§ **Work to complete**: Which lines have the string "define"? Copy all of them from the entries below.

[Records contained in a dataset]
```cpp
template <int BN, int CPS, int NJ = WD_MULTI, bool PAIRS = false>
__global__ __launch_bounds__(PAIRS ? 512 : 64 * WoWaves<BN>::WM * WoWaves<BN>::WN, PAIRS ? 4 : 1) void wo_readout_kernel(const Multi<WoReadoutP, NJ> MP) {
    constexpr int BM = BLK_ATOMS, LDC = BN + 4, WM = PAIRS ? 4 : WoWaves<BN>::WM, WN = PAIRS ? 1 : WoWaves<BN>::WN;
    constexpr int NT = PAIRS ? 512 : 64 * WM * WN;
    constexpr int WS = 2;
    constexpr int EPI_BYTES = (BM * LDC + BM + 3 * BLK_MOLS + BN) * 4;
    constexpr int LDS_BYTES = PAIRS ? (h2p_lds_bytes<BM, BN>() > EPI_BYTES ? h2p_lds_bytes<BM, BN>() : EPI_BYTES)
                                    : WS * CPS * x6_stage_bytes<BM, BN>();
    __shared__ __attribute__((aligned(16))) uint8_t lds[LDS_BYTES];
    int tile;
    const WoReadoutP &P = multi_pick(MP, xcd_tile(blockIdx.x, gridDim.x), tile);
    const int blk = tile / P.n_tiles, nt = tile % P.n_tiles, n0 = nt * BN;
    BlockRow B = PAIRS ? BlockRow{} : load_block(P.blocks, blk);
    const int tid = threadIdx.x;
    X6Operands O{};
    O.a0 = P.fa; O.nkc0 = P.kpa >> 5; O.kc0 = P.kca;
    O.a1 = P.ag; O.nkc1 = P.kp >> 5; O.kc1 = P.kp >> 5;
    O.rb = blk;
    O.a_rows = B.an;
    O.b = P.wo + ((size_t)nt * (P.kcw + (P.kp >> 5)) + (P.kcw - P.kca)) * (3 * BN * 64);
    constexpr int C4 = BN / 4;
    static_assert((PAIRS || NT % C4 == 0) && BM <= NT, "one bias group per thread, one atom weight per thread");
    int nm = min(B.mh - B.ml, BLK_MOLS);
    if (P.zosave && blk == 0 && tid < BN / 4) st4(P.zosave + n0 + 4 * tid, f4zero());
    float4 bb = f4zero();
    float watom = 0.f, mxn = 0.f;
    int mstart = 0, msize = 0;
    constexpr int EPU = (BM * C4 + NT - 1) / NT;
    float4 eo[EPU];
    auto prefetch = [&](int phase) {
        if (phase != 0) return;
        if (!PAIRS || tid < C4) bb = ld4(P.bias + n0 + 4 * (tid % C4));
        if (tid < B.an) watom = P.w_atoms[B.as + tid];
#pragma unroll
        for (int j = 0; j < EPU; ++j) {
            const int v = tid + NT * j, la = v / C4, c = 4 * (v % C4);
            eo[j] = P.eo && v < BM * C4 && la < B.an ? ld4(P.eo + (size_t)(B.as + la) * P.ldeo + n0 + c) : f4zero();
        }
        if (tid < nm) {
            mstart = P.mol_start[B.ml + tid];
            msize = P.mol_size[B.ml + tid];
            mxn = P.xn[B.ml + tid];
        }
    };
    float *H = reinterpret_cast<float *>(lds);
    floatx4 acc[BM / WM / 16][BN / WN / 16];
    if constexpr (PAIRS) {
        auto rows = [&]() {
            B = load_block(P.blocks, blk);
            nm = min(B.mh - B.ml, BLK_MOLS);
            prefetch(0);
            return B.an;
        };
        uint32_t wom = 0;
        auto words = [&]() {
            wom = *P.wo_amax;
            return lane_word(P.a_amax + (size_t)blk * P.a_nw, P.a_nw);
        };
        int se;
        h2_mainloop_pairs<BM, BN>(P.apairs + (size_t)blk * (P.kp >> 5) * (2 * BM * 64),
                                  P.woh + (size_t)nt * (P.kp >> 5) * (2 * BN * 64), P.kp >> 5, rows, words, P.a_g, lds,
                                  acc, se);
        __syncthreads();
        if (threadIdx.x < 256)
            x6_acc_to_lds_scaled<BM, BN, 4, 1>(acc, H, se >= 0 ? __uint_as_float((uint32_t)(254 - se) << 23) : 1.f,
                                               h2_inv_scale(wom));
    } else {
        x6_mainloop<BM, BN, WM, WN, WS, CPS>(O, lds, acc, prefetch);
        __syncthreads();
        x6_acc_to_lds<BM, BN, WM, WN>(acc, H);
    }
    float *Wl = H + BM * LDC;
    float *Ml = Wl + BM;
    static_assert(EPI_BYTES <= LDS_BYTES, "readout staging fits");
    static_assert(BLK_MOLS <= NT, "one molecule per thread in the prefetch");
    if (tid < BM) Wl[tid] = watom;
    if (PAIRS && tid < C4) st4(Ml + 3 * BLK_MOLS + 4 * tid, bb);
    if (tid < nm) {
        Ml[tid] = __int_as_float(mstart);
        Ml[BLK_MOLS + tid] = __int_as_float(msize);
        Ml[2 * BLK_MOLS + tid] = mxn;
    }
    __syncthreads();
    with_act(P.act, [&](auto act_c) {
        constexpr int ACT = decltype(act_c)::value;
        const float slope = ACT == ACT_PRELU ? P.slope[0] : 0.f;
#pragma unroll
        for (int j = 0; j < EPU; ++j) {
            const int v = tid + NT * j;
            if (v >= BM * C4) break;
            const int la = v / C4, c = 4 * (v % C4);
            float4 hv = ld4(H + la * LDC + c);
            hv.x += eo[j].x; hv.y += eo[j].y; hv.z += eo[j].z; hv.w += eo[j].w;
            const float4 b4 = PAIRS ? ld4(Ml + 3 * BLK_MOLS + c) : bb;
            float z[4] = {hv.x + b4.x, hv.y + b4.y, hv.z + b4.z, hv.w + b4.w};
            if (P.zosave && la < B.an) st4(P.zosave + (size_t)(B.as + la) * P.Hk + n0 + c, make_float4(z[0], z[1], z[2], z[3]));
#pragma unroll
            for (int q = 0; q < 4; ++q) z[q] = act_fwd(ACT, z[q], slope);
            if (P.p_drop > 0.f && la < B.an)
#pragma unroll
                for (int q = 0; q < 4; ++q) z[q] *= dropout_scale(P.seed, P.layer, B.as + la, n0 + c + q, P.p_drop);
            st4(H + la * LDC + c, make_float4(z[0], z[1], z[2], z[3]));
        }
    });
    __syncthreads();
    constexpr int RP = 8;
    static_assert(NT % RP == 0 && 64 % RP == 0, "lane groups stay inside a wave");
    for (int t = tid; t < nm * BN * RP; t += NT) {
        const int part = t % RP, u = t / RP, im = u / BN, i = B.ml + im, cc = u % BN, col = n0 + cc;
        const int n = __float_as_int(Ml[BLK_MOLS + im]);
        float s = 0.f, wsum = 0.f;
        const int a0 = __float_as_int(Ml[im]) - B.as;
        for (int a = part; a < n; a += RP) {
            const float w = Wl[a0 + a];
            s = fmaf(w, H[(a0 + a) * LDC + cc], s);
            wsum += w;
        }
#pragma unroll
        for (int off = 1; off < RP; off <<= 1) {
            s += __shfl_xor(s, off, 64);
            wsum += __shfl_xor(wsum, off, 64);
        }
        if (part != 0 || col >= P.ncols) continue;
        float v;
        if (n == 0) {
            v = P.zero_vec[col];
        } else {
            const float m = P.agg == 0 ? s / wsum : (P.agg == 2 ? s / P.norm : s);
            v = Ml[2 * BLK_MOLS + im] * m;
        }
        P.out[(size_t)i * P.ncols + col] = v;
    }
}

}
```

polymer-chemprop_amd/csrc/gemm_x6.hpp:

```cpp
#pragma once
#include "gemm.hpp"
#include "planes.hpp"

#include <type_traits>

namespace wd {

#ifndef WD_STAMP_GEMM
#define WD_STAMP_GEMM 0
#endif

struct X6Params {
    const float *a0; int lda0; int ka0;
    const float *a1; int lda1; int ka1;
    const float *bf; int ldb;
    int M, N;
    int tiles_m, tiles_n;
    Epi epi;
    const uint32_t *a_words; int a_cv;
    const uint32_t *b_word;
};

template <int BM, int BK, bool H2 = false>
__global__ __launch_bounds__(4 * BM) void gemm_x6_kernel(X6Params P) {
// ... 796 lines not shown
        if (kc + H2_B_AHEAD < nchunks) issue_b(kc + H2_B_AHEAD);
        const uint8_t *st = lds + (kc % NA) * ASTAGE, *sb = lds + NA * ASTAGE + (kc % NB) * BSTAGE;
        dispatch_upto<TM>(na, [&](auto c) { compute_n(st, sb, c); });
        if (WD_STAMPS && wave == 0) {
            asm volatile("s_waitcnt lgkmcnt(0)" ::: "memory");
            wd_lstamp(kc, 3);
        }
    }
    __builtin_amdgcn_s_waitcnt(0x0070);
}

#ifndef WD_H2P_STAGES
#define WD_H2P_STAGES 3
#endif
constexpr int H2P_STAGES = WD_H2P_STAGES;
template <int BM, int BN>
constexpr int h2p_stage_bytes() { return 2 * BM * 64 + 2 * BN * 64; }
template <int BM, int BN>
constexpr int h2p_lds_bytes() { return H2P_STAGES * h2p_stage_bytes<BM, BN>(); }

#ifndef WD_H2P_FRAG
#define WD_H2P_FRAG 0
#endif
#ifndef WD_H2P_EARLY
#define WD_H2P_EARLY 0
#endif
#ifndef WD_H2P_UNIFORM
#define WD_H2P_UNIFORM 1
#endif
struct NoLoaderHook {
    __device__ void issue() {}
    __device__ void finish() {}
};
template <int BM, int BN, int FRAG = WD_H2P_FRAG, typename Rows, typename Words, typename LoaderHook = NoLoaderHook>
__device__ __forceinline__ void h2_mainloop_pairs(const uint8_t *a_src, const uint8_t *b_src, int nchunks, Rows &&rows,
                                                  Words &&words, int G, uint8_t *lds, floatx4 (&acc)[BM / 64][BN / 16],
                                                  int &se_out, LoaderHook &&lhook = LoaderHook()) {
    constexpr bool EARLY = WD_H2P_EARLY;
    static_assert(BM == 128 || BM == 64, "four consumer waves of BM / 4 rows");
    constexpr int RW = BM / 4, TM = RW / 16, TN = BN / 16;
    constexpr int APL = BM * 64, BPL = BN * 64, STAGE = h2p_stage_bytes<BM, BN>(), NS = H2P_STAGES;
    constexpr int AP = 2 * BM / 16, APW = AP / 4;
    constexpr int BP = 2 * BN / 16, BPW = (BP + 3) / 4;
    static_assert(AP % 4 == 0, "A pieces split evenly over the loader waves");
    const int tid = threadIdx.x, lane = tid & 63, wave = WD_H2P_UNIFORM ? __builtin_amdgcn_readfirstlane(tid >> 6) : tid >> 6, w4 = wave & 3;
    const int g = lane >> 4, i16 = lane & 15;
    const int roff = (NS - (nchunks - 1) % NS) % NS;
#pragma unroll
    for (int a = 0; a < TM; ++a)
#pragma unroll
        for (int b = 0; b < TN; ++b) acc[a][b] = floatx4{0.f, 0.f, 0.f, 0.f};
    if (wave >= 4) {
        int src[APW + BPW], dst[APW + BPW];
#pragma unroll
        for (int j = 0; j < APW; ++j) {
            const int c = 4 * j + w4, q = 64 * c + lane, p = q / (BM * 4), r = (q >> 2) % BM, sl = q & 3;
            src[j] = p * APL + r * 64 + 16 * (sl ^ ((r >> 1) & 3));
            dst[j] = 1024 * c;
        }
#pragma unroll
        for (int j = 0; j < BPW; ++j) {
            const int c = 4 * j + w4, q = 64 * c + lane, p = (q / (BN * 4)) % 2, r = (q >> 2) % BN, sl = q & 3;
            src[APW + j] = p * BPL + r * 64 + 16 * (sl ^ ((r >> 1) & 3));
            dst[APW + j] = 2 * APL + 1024 * c;
        }
        auto issue = [&](int kc, const bool (&on)[APW + BPW]) {
            uint8_t *st = lds + ((kc + roff) % NS) * STAGE;
            const uint8_t *ablk = a_src + (size_t)kc * (2 * APL), *bblk = b_src + (size_t)kc * (2 * BPL);
#pragma unroll
            for (int j = 0; j < APW; ++j)
                if (on[j]) glds16_untracked(ablk + src[j], st + dst[j]);
#pragma unroll
            for (int j = 0; j < BPW; ++j)
                if (on[APW + j]) glds16_untracked(bblk + src[APW + j], st + dst[APW + j]);
        };
        bool all[APW + BPW], on[APW + BPW];
#pragma unroll
        for (int j = 0; j < APW; ++j) all[j] = true;
#pragma unroll
        for (int j = 0; j < BPW; ++j) all[APW + j] = BP % 4 == 0 || 4 * j + w4 < BP;
        if constexpr (EARLY) {
#pragma unroll
            for (int c = 0; c < NS - 1; ++c)
                if (c < nchunks) issue(c, all);
            __builtin_amdgcn_sched_barrier(0);
        }
        const int a_rows = rows();
        int mine = 0;
#pragma unroll
        for (int j = 0; j < APW; ++j) {
            on[j] = 16 * ((4 * j + w4) % (BM / 16)) < a_rows;
            mine += on[j];
        }
#pragma unroll
        for (int j = 0; j < BPW; ++j) {
            on[APW + j] = all[APW + j];
            mine += on[APW + j];
        }
        mine = __builtin_amdgcn_readfirstlane(mine);
        if constexpr (!EARLY) {
#pragma unroll
            for (int c = 0; c < NS - 1; ++c)
                if (c < nchunks) issue(c, on);
        }
        lhook.issue();
        dispatch_upto<APW + BPW>(mine, [&](auto m_c) {
            constexpr int M = decltype(m_c)::value;
            for (int kc = 0; kc < nchunks; ++kc) {
                if (WD_STAMPS && wave == 4) wd_lstamp(kc, 4);
                if (nchunks - 1 - kc >= NS - 2) asm volatile("s_waitcnt vmcnt(%0)" ::"n"((NS - 2) * M) : "memory");
                else wait_vmcnt((nchunks - 1 - kc) * M);
                if (WD_STAMPS && wave == 4) wd_lstamp(kc, 5);
                __builtin_amdgcn_s_barrier();
                if (kc + NS - 1 < nchunks) issue(kc + NS - 1, on);
            }
        });
        __builtin_amdgcn_s_waitcnt(0x0070);
        lhook.finish();
        se_out = -1;
        return;
    }
    const int a_rows = rows();
    const uint32_t wv = words();
    int ao[TM], bo[TN];
#pragma unroll
    for (int a = 0; a < TM; ++a) ao[a] = x6_slot(RW * w4 + 16 * a + i16, g);
#pragma unroll
    for (int b = 0; b < TN; ++b) bo[b] = x6_slot(16 * b + i16, g);
    const int na = min(TM, max(0, (a_rows - RW * w4 + 15) >> 4));
    constexpr int BIG = 1 << 20;
    const int k0 = min((32 * lane) / G, 63), k1 = min((32 * lane + 16) / G, 63);
    const uint32_t lw0 = (uint32_t)__shfl((int)wv, k0, 64), lw1 = (uint32_t)__shfl((int)wv, k1, 64);
    const int s0 = lw0 ? h2_sexp(lw0) : BIG, s1 = lw1 ? h2_sexp(lw1) : BIG;
    const int cur = BIG - (int)wave_max_u32((uint32_t)(BIG - (lane < nchunks ? min(s0, s1) : BIG)));
    auto f16code = [&](int se) -> uint32_t {
        const int d = se - cur;
        return d > 24 ? 0u : (uint32_t)__builtin_bit_cast(unsigned short, (_Float16)__builtin_amdgcn_ldexpf(1.0f, -d));
    };
    const uint32_t fcode = f16code(s0) | (f16code(s1) << 16);
    const int fsh = lane < 32 ? 0 : 16;
    auto compute_n = [&](const uint8_t *st, const uint8_t *sb, auto na_c, _Float16 fl) {
        constexpr int NA = decltype(na_c)::value;
        constexpr int SCH = FRAG & 3, NB = SCH == 2 ? TN : 2;
        f16x8 af[TM][2], bq[NB][2];
#pragma unroll
        for (int p = 0; p < 2; ++p) {
#pragma unroll
            for (int a = 0; a < NA; ++a) {
                af[a][p] = *reinterpret_cast<const f16x8 *>(st + p * APL + ao[a]);
                af[a][p] = af[a][p] * fl;
            }
#pragma unroll
            for (int b = 0; b < (SCH == 2 ? TN : 1); ++b) bq[b][p] = *reinterpret_cast<const f16x8 *>(sb + p * BPL + bo[b]);
        }
#pragma unroll
        for (int b = 0; b < TN; ++b) {
            const int cb = SCH == 2 ? b : (b & 1);
            if constexpr (SCH == 1) {
                if (b + 1 < TN)
#pragma unroll
                    for (int p = 0; p < 2; ++p) bq[(b + 1) & 1][p] = *reinterpret_cast<const f16x8 *>(sb + p * BPL + bo[b + 1]);
                __builtin_amdgcn_sched_barrier(0);
// ... 106 lines not shown
```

§ **Task answer**:
#define WD_STAMP_GEMM 0
#define WD_H2P_STAGES 3
#define WD_H2P_FRAG 0
#define WD_H2P_EARLY 0
#define WD_H2P_UNIFORM 1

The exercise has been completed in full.